Neither survival, nor percentage of live cells, was significantly different between the two protocols of Global Fast Freeze/Thaw Kits. The results obtained with the Fast Freeze direct plunge were in accordance with those observed in a preliminary study where a small sample of surplus human blastocysts donated for research were vitrified with the S3 method (basis of the Global Fast Freeze media, using a protocol similar to that used in the Fast Freeze-direct plunge group) and subsequently stained, leading to a survival rate following warming of 84 % and a cell survival rate of 87 % [12]. Thus, we could document and confirm that the simplified version of the Fast Freeze protocol, including the direct plunge of the freezing straw into liquid nitrogen (Fast Freeze-direct plunge), leads to equivalent results to those obtained with the original protocol version (S3 vitrification system; [13]). Furthermore, re-expansion rate, which is a positive prognostic marker associated with significantly increased implantation and clinical pregnancies [27] was similar for both protocols, suggesting that clinical outcomes will not be significantly different.
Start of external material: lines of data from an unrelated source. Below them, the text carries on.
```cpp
// ... 103 lines not shown
    }
    MVUS_HIP(hipGetLastError());
    MVUS_HIP(hipStreamSynchronize(stream));
    m_glob = hp.m;
  }

  ~HipBackend() {
    (void)hipSetDevice(device);
    if (stream) (void)hipStreamSynchronize(stream);
    for (void* p : owned) (void)hipFree(p);
    for (auto& kv : pool_size) (void)hipFree(kv.first);
    if (scal_host) (void)hipHostFree(scal_host);
    if (fetch_ev) (void)hipEventDestroy(fetch_ev);
    for (double* p : sqh_host) if (p) (void)hipHostFree(p);
    if (lsmr_host) (void)hipHostFree(lsmr_host);
    for (int i = 0; i < 2; ++i) if (xmir_host[i]) (void)hipHostFree(xmir_host[i]);
    for (int i = 0; i < kStageSlots; ++i) {
      if (stage[i]) (void)hipHostFree(stage[i]);
      if (stage_ev[i]) (void)hipEventDestroy(stage_ev[i]);
    }
    if (own_stream && stream) (void)hipStreamDestroy(stream);
  }

  int64_t n() const { return hp.n; }
  int64_t m_local() const { return hp.m; }
  int64_t m_global() const { return m_glob; }
  std::map<size_t, std::vector<double*>> pool_free;
  std::map<double*, size_t> pool_size;
  double* alloc(int64_t len) {
    const size_t bytes = (size_t)std::max<int64_t>(len, 1) * sizeof(double);
// ... 173 lines not shown
    if (xmir_cap < hp.n) {
      for (int i = 0; i < 2; ++i) {
        if (xmir_host[i]) { (void)hipHostFree(xmir_host[i]); xmir_host[i] = xmir_dev[i] = nullptr; }
        MVUS_HIP(hipHostMalloc(reinterpret_cast<void**>(&xmir_host[i]), std::max<int64_t>(hp.n, 1) * sizeof(double), hipHostMallocMapped));
        if (hipHostGetDevicePointer(reinterpret_cast<void**>(&xmir_dev[i]), xmir_host[i], 0) != hipSuccess) xmir_dev[i] = nullptr;
      }
      xmir_cap = hp.n;
    }
    return xmir_dev[k];
  }
  const double* mirror_host(int k) const { return scal_direct() ? xmir_host[k] : nullptr; }
  void adopt_residual(double*& f_dev, double*& f_new) {
    if (f_dev == f_cur) f_cur = f_new;
    std::swap(f_dev, f_new);
  }
  void lm_trial(const double* x, const double* p, const double* lb, const double* ub, const double* g, const double* D,
                const int* fail, double* x_new, double* out, double* gnorm_out, double* x_mirror, double* pn2 = nullptr, double delta = 0.0,
                const double* fail_sum = nullptr) {
    touch(x_new);
    double* const fail_out = scal_out() + kFailSumSlot;
    double* pn2_dev = nullptr;
    if (pn2) { if (!tr_pn2) tr_pn2 = dalloc<double>(1); pn2_dev = tr_pn2; dot_into(p, p, hp.n, pn2_dev); }
    const unsigned g2 = hp.n > 2048 && hp.n <= (1 << 17) ? (unsigned)std::min<int64_t>(32, (hp.n + 1023) / 1024) : 0u;
    if (g2 > 1) {
      hipLaunchKernelGGL(k_lm_trial, dim3(g2), dim3(1024), 0, stream, (int)hp.n, x, p, lb, ub, g, D, fail, x_new, out, gnorm_out, partials, (unsigned*)nullptr, x_mirror, (const double*)pn2_dev, delta, fail_sum, fail_out);
      hipLaunchKernelGGL(k_lm_trial_sum, dim3(1), dim3(64), 0, stream, (int)g2, partials, out, gnorm_out, dp, (const double*)x_new, cams);
      cams_for = x_new;
      return;
    }
    hipLaunchKernelGGL(k_lm_trial, dim3(lm_grid()), dim3(1024), 0, stream, (int)hp.n, x, p, lb, ub, g, D, fail, x_new, out, gnorm_out, partials, lm_counter, x_mirror, (const double*)pn2_dev, delta, fail_sum, fail_out);
  }
  void fetch(const double* src, int k, double* host) {
    const int64_t off = src - scal_out();
    const bool queued = fetch_queued && off >= fq_off && off + k <= fq_off + fq_k;
    if (!scal_direct() && !queued) MVUS_HIP(hipMemcpyAsync(scal_host + off, src, sizeof(double) * k, hipMemcpyDeviceToHost, stream));
    fetch_queued = false;
    if (fetch_polled && (scal_direct() || queued)) {
      const volatile double* m = scal_host + kMarkSlot;
      const auto t0 = std::chrono::steady_clock::now();
      unsigned spins = 0;
      while (*m != fetch_seq) {
        if ((++spins & 0xfff) == 0 && std::chrono::steady_clock::now() - t0 > std::chrono::seconds(5)) { MVUS_HIP(hipStreamSynchronize(stream)); break; }
        __builtin_ia32_pause();
      }
      std::atomic_thread_fence(std::memory_order_acquire);
    } else if (fetch_marked && (scal_direct() || queued)) MVUS_HIP(hipEventSynchronize(fetch_ev));
    else MVUS_HIP(hipStreamSynchronize(stream));
    fetch_marked = false; fetch_polled = false;
    for (SqPending& sp : sq_pend)
      if (sp.slot >= off && sp.slot < off + k) { scal_host[sp.slot] = sq_host_sum(sqh_host[&sp - sq_pend], sp.n); sp.slot = -1; }
    for (int i = 0; i < k; ++i) host[i] = scal_host[off + i];
  }
  double dot_n(const double* a, const double* b, int64_t len) { dot_to_slot(a, b, len, 0); return read_slot(0); }
  double dot_m(const double* a, const double* b) { dot_to_slot(a, b, hp.m, 1); reduce(scal_out() + 1, 1); return read_slot(1); }

  void ensure_J() { if (!J) J = dalloc<double>(j_doubles(hp.NS, dp.n_chunks)); }
  void eval(const double* x, double* f, bool jac, int jac_mode) {
    RoctxRange range(jac ? "mvus residual+jacobian" : "mvus residual");
    if (jac) ensure_J();
    const bool masked = jac && jac_mode == MVUS_JAC_PATTERN;
    if (masked && !has_pattern) throw HipError{"MVUS_JAC_PATTERN needs mvus_ba_set_pattern (or solve) first"};
    ensure_cams(x);
    if (dp.n_chunks > 0) {
// ... 85 lines not shown
    if (host_sum) {
      if (need > sqh_cap) {
        for (int i = 0; i < 2; ++i) {
          if (sqh_host[i]) (void)hipHostFree(sqh_host[i]);
          MVUS_HIP(hipHostMalloc(reinterpret_cast<void**>(&sqh_host[i]), need * sizeof(double), hipHostMallocMapped));
          MVUS_HIP(hipHostGetDevicePointer(reinterpret_cast<void**>(&sqh_dev[i]), sqh_host[i], 0));
        }
        sqh_cap = need;
      }
      sq_part = sqh_dev[set];
    } else if (need > sq_cap) { this->sq_part = dalloc<double>(need); sq_cap = need; sq_part = this->sq_part; }
    ensure_cams(x);
    bool cleared = false;
    if (dp.n_chunks > 0) {
      const int fb = (clr && clr_len > 0) ? (int)std::min<int64_t>(2048, (clr_len + kThreads - 1) / kThreads) : 0;
      const dim3 g(dp.n_chunks + fb), b(kThreads);
      double* c = fb > 0 ? clr : (double*)nullptr;
      if (robust()) {
        if (hp.calib) hipLaunchKernelGGL((k_observations<true, false, true>), g, b, 0, stream, dp, cams, x, f, J, rspan, pat0, 0, sq_part, c, (long long)clr_len, loss);
        else hipLaunchKernelGGL((k_observations<false, false, true>), g, b, 0, stream, dp, cams, x, f, J, rspan, pat0, 0, sq_part, c, (long long)clr_len, loss);
      } else {
        if (hp.calib) hipLaunchKernelGGL((k_observations<true, false>), g, b, 0, stream, dp, cams, x, f, J, rspan, pat0, 0, sq_part, c, (long long)clr_len);
        else hipLaunchKernelGGL((k_observations<false, false>), g, b, 0, stream, dp, cams, x, f, J, rspan, pat0, 0, sq_part, c, (long long)clr_len);
      }
      rspan_for = x;
      cleared = fb > 0;
    }
    if (mb > 0 && robust()) hipLaunchKernelGGL((k_motion<false, true>), dim3(mb), dim3(kThreads), 0, stream, dp, x, f + 2 * hp.M, mJ, mctrl, 0, sq_part + dp.n_chunks, loss);
    else if (mb > 0) hipLaunchKernelGGL(k_motion<false>, dim3(mb), dim3(kThreads), 0, stream, dp, x, f + 2 * hp.M, mJ, mctrl, 0, sq_part + dp.n_chunks);
    if (host_sum) { sq_pend[set].slot = out - scal_out(); sq_pend[set].n = dp.n_chunks + mb; }
    else if (dp.n_chunks + mb > 0) hipLaunchKernelGGL(k_dot_final, dim3(1), dim3(kThreads), 0, stream, dp.n_chunks + mb, sq_part, out);
    else MVUS_HIP(hipMemsetAsync(out, 0, sizeof(double), stream));
    reduce(out, 1);
    MVUS_HIP(hipGetLastError());
    return cleared;
  }
  void motion_jacobian(const double* x, double* f) {
    if (hp.T <= 0) return;
// ... 794 lines not shown
      const char* what = opts->solver != MVUS_SOLVER_LM_SCHUR ? "MVUS_SOLVER_TRF_LSMR"
                         : so.jac_mode != MVUS_JAC_ANALYTIC   ? "a Jacobian mode other than MVUS_JAC_ANALYTIC"
                         : (be.allreduce || be.tshard.on)     ? "a sharded handle (set_allreduce / set_rccl / set_time_shard)"
                                                              : nullptr;
      if (what) { be.err = std::string("a robust loss (mvus_ba_set_loss) is not supported with ") + what + ": MVUS_SOLVER_LM_SCHUR with MVUS_JAC_ANALYTIC on one rank only"; return MVUS_E_UNSUPPORTED; }
    }
    if (frozen_on_shards(be, "solve")) return MVUS_E_UNSUPPORTED;
    SolveResult sr;
    be.held_analytic_at_xcur = false;
    if (opts->solver == MVUS_SOLVER_LM_SCHUR) {
      if (be.hp.C * (3 + be.hp.P) > 1152) throw HipError{"LM_SCHUR: reduced camera system larger than 1152 unknowns"};
      if (!h->schur) h->schur.reset(new HipSchur<HipBackend>(be));
      so.lm_lambda0 = be.lm_lambda; so.lm_nu0 = be.lm_nu;
      constexpr double kLambdaMinWide = 0.3;
      if (h->schur->wide && so.lm_trust_radius < 0) so.lm_lambda_min = std::max(so.lm_lambda_min, kLambdaMinWide);
      sr = lm_schur(be, *h->schur, x, lb, ub, so, be.f_cur);
      if (!sr.error) { be.lm_lambda = std::min(std::max(sr.lm_lambda, 1e-12), 1e6); be.lm_nu = std::min(sr.lm_nu, 1024.0); }
      if (sr.jac_stale) be.has_jacobian = false;
    }
    else if (be.frozen_count > 0) {
      struct Flag { bool& f; explicit Flag(bool& b) : f(b) { f = true; } ~Flag() { f = false; } } on(be.freeze_stored_jacobian);
      sr = trf_lsmr(be, xv, lb, ub, so, be.f_cur);
      be.has_jacobian = false;
    }
    else sr = trf_lsmr(be, xv, lb, ub, so, be.f_cur);
    const bool lm = opts->solver == MVUS_SOLVER_LM_SCHUR;
    if (sr.error == -4) {
      MVUS_HIP(hipStreamSynchronize(be.stream));
      h->schur.reset();
      res->cost = sr.cost; res->optimality = 0; res->nfev = sr.nfev; res->njev = sr.njev; res->status = 0; res->lin_iters = sr.lin_iters;
      res->initial_cost = sr.initial_cost; res->solve_ms = std::chrono::duration<double, std::milli>(std::chrono::steady_clock::now() - t0).count();
// ... 1066 lines not shown
```

mvus_amd/csrc/ba_kernels.hip.h:

```cpp
#pragma once
#include <hip/hip_runtime.h>

#include <dlfcn.h>

#include <cstdlib>
#include <string>

#include "ba_math.h"
#include "ba_solver.h"

namespace mvus {

constexpr int kThreads = 256;

struct HipError { std::string msg; int code = -2; };

#define MVUS_HIP(expr)                                                                              \
  do {                                                                                              \
    hipError_t e_ = (expr);                                                                         \
    if (e_ != hipSuccess) throw ::mvus::HipError{std::string(#expr) + ": " + hipGetErrorString(e_)}; \
  } while (0)

struct RoctxApi {
  int (*push)(const char*) = nullptr;
// ... 138 lines not shown
  double *Jx, *Jy;
  long long stride;
  int32_t pat;
  int base;
  bool masked, live;
  int32_t ctrl;
  __device__ __forceinline__ void begin(int32_t c) { ctrl = c; live = !(masked && pat < 0); }
  __device__ __forceinline__ double keep(int k, double v) const {
    return (masked && k >= base && !pattern_has(pat, ctrl + (k - base) / 3)) ? 0.0 : v;
  }
  unsigned lane;
  __device__ __forceinline__ void x(int k, double v) { if (live) MVUS_JSTORE(&(Jx + (long long)k * stride)[lane], keep(k, v)); }
  __device__ __forceinline__ void y(int k, double v) { if (live) MVUS_JSTORE(&(Jy + (long long)k * stride)[lane], keep(k, v)); }
};

template <bool CALIB, bool JAC, bool ROBUST = false, class... L>
__global__ __launch_bounds__(kThreads) __attribute__((amdgpu_waves_per_eu(JAC ? (CALIB ? MVUS_JAC_WAVES_CALIB : MVUS_JAC_WAVES) : 4, 8))) void k_observations(DevProblem dp, const CamState* __restrict__ cams,
                                                           const double* __restrict__ x, double* __restrict__ f,
                                                           double* __restrict__ J, int32_t* __restrict__ span,
                                                           const int32_t* __restrict__ pat0, int masked, double* __restrict__ sq_part = nullptr,
                                                           double* __restrict__ clr = nullptr, long long clr_len = 0, L... loss_v) {
  static_assert(sizeof...(L) == (ROBUST ? 1 : 0), "the robust instantiation is launched with its LossSpec, the linear one without");
  const LossSpec loss = loss_arg(loss_v...);
  constexpr int NS = 3 + (CALIB ? 15 : 6) + 12;
  const int chunk = JAC ? xcd_tile(dp.n_chunks) : (int)blockIdx.x;
  if constexpr (!JAC) {
    if (clr != nullptr && chunk >= dp.n_chunks) {
      const long long nb = (long long)gridDim.x - dp.n_chunks;
      for (long long i = (chunk - dp.n_chunks) * (long long)kThreads + threadIdx.x; i < clr_len; i += nb * kThreads) clr[i] = 0.0;
      return;
    }
  }
  if (chunk >= dp.n_chunks) return;
  const ChunkInfo ci = dp.chunks[chunk];
  const CamState& cam = cams[ci.cam];
  if constexpr (!JAC) {
    if (sq_part != nullptr) {
      __shared__ double sq_red[kThreads / 64];
      double sq = 0.0;
      if ((int)threadIdx.x < ci.count) {
        const long long i = ci.start + threadIdx.x;
        const long long a = ci.cam_start, Mc = ci.cam_count;
        const double uo = CALIB ? 0.0 : dp.u_obs[i], vo = CALIB ? 0.0 : dp.v_obs[i];
// ... 855 lines not shown
  double s[5] = {dead ? __longlong_as_double(0x7ff8000000000000LL) : 0.0, 0.0, 0.0, 0.0, 0.0};
  for (int i0 = blockIdx.x * 1024 + threadIdx.x; i0 < n; i0 += gridDim.x * 1024 * 4) {
    double xv[4], pv[4], gv[4], lo[4], hi[4], dv[4];
#pragma unroll
    for (int u = 0; u < 4; ++u) {
      const int i = i0 + u * gridDim.x * 1024;
      const bool in = i < n;
      xv[u] = in ? x[i] : 0.0; pv[u] = in ? p[i] : 0.0; gv[u] = in ? g[i] : 0.0;
      lo[u] = in ? lb[i] : -INFINITY; hi[u] = in ? ub[i] : INFINITY; dv[u] = in ? D[i] : 0.0;
    }
#pragma unroll
    for (int u = 0; u < 4; ++u) {
      const int i = i0 + u * gridDim.x * 1024;
      if (i >= n) break;
      const double xi = xv[u], pi = pv[u], gi = gv[u];
      const bool ok = isfinite(pi);
      const double xn = (dead || !ok) ? xi : fmin(fmax(xi + cut * pi, lo[u]), hi[u]);
      const double st = xn - xi;
      x_new[i] = xn;
      if (x_mirror) x_mirror[i] = xn;
      s[0] += ok ? gi * st : pi * 0.0; s[1] += st * dv[u] * st; s[2] += st * st; s[3] += xi * xi;
      const bool blocked = (xi <= lo[u] && gi > 0) || (xi >= hi[u] && gi < 0);
      s[4] = fmax(s[4], blocked ? 0.0 : fabs(gi));
    }
  }
#pragma unroll
  for (int k = 0; k < 4; ++k) {
    const double v = wave_sum_dpp(s[k]);
    if ((threadIdx.x & 63) == 0) red[k][threadIdx.x >> 6] = v;
  }
  {
    const double v = wave_max_dpp(s[4]);
    if ((threadIdx.x & 63) == 0) red[4][threadIdx.x >> 6] = v;
  }
  __syncthreads();
  if (threadIdx.x < 5) {
    double t = 0.0;
    for (int w = 0; w < 16; ++w) t = threadIdx.x < 4 ? t + red[threadIdx.x][w] : fmax(t, red[4][w]);
// ... 126 lines not shown
```

mvus_amd/csrc/ba_schur.h:

```cpp
#pragma once
#include <algorithm>
#include <cmath>
#include <cstdio>
#include <limits>
#include <vector>

#include "ba_solver.h"

namespace mvus {

inline double lm_gnorm_host(int64_t n, const double* x, const double* lb, const double* ub, const double* g) {
  double gn = 0;
  for (int64_t i = 0; i < n; ++i) {
    const bool blocked = (x[i] <= lb[i] && g[i] > 0) || (x[i] >= ub[i] && g[i] < 0);
    if (!blocked) gn = std::max(gn, std::fabs(g[i]));
  }
  return gn;
}
inline void lm_trial_host(int64_t n, const double* x, const double* p, const double* lb, const double* ub, const double* g,
                          const double* D, int fail, double* x_new, double* out, double* gnorm_out, double cut = 1.0) {
  double gp = 0, pDp = 0, s2 = 0, x2 = 0;
  bool bad = fail != 0;
  for (int64_t i = 0; i < n && !bad; ++i) bad = !std::isfinite(p[i]);
  for (int64_t i = 0; i < n; ++i) {
    const double xn = bad ? x[i] : std::min(std::max(x[i] + cut * p[i], lb[i]), ub[i]);
    const double st = xn - x[i];
    x_new[i] = xn;
    gp += g[i] * st; pDp += st * D[i] * st; s2 += st * st; x2 += x[i] * x[i];
  }
  out[0] = bad ? std::numeric_limits<double>::quiet_NaN() : gp; out[1] = pDp; out[2] = s2; out[3] = x2;
  *gnorm_out = lm_gnorm_host(n, x, lb, ub, g);
}
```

One limitation of this study was the skew towards stage-1 blastocysts in Group 1. It would be interesting to investigate if an equal distribution of blastocysts through all developmental stages in all groups would lead to similar survival rates following vitrification, warming and culture. Results could have also been affected by the source of embryos, either frozen/thawed or fresh and discarded. Thereby, using the same source of embryos would have removed this potentially confounding effect. Finally, another weakness of the study was the reduced number of stained blastocysts. It is possible that a larger number of stained blastocysts would help clarifying differences in total cell number observed between Groups 1, 2 and 3.

In conclusion, blastocyst vitrification can be performed with equal degree of success utilizing simplified protocols and cheaper tools, without affecting the safety and efficiency of the procedure, when compared to other more complex vitrification devices.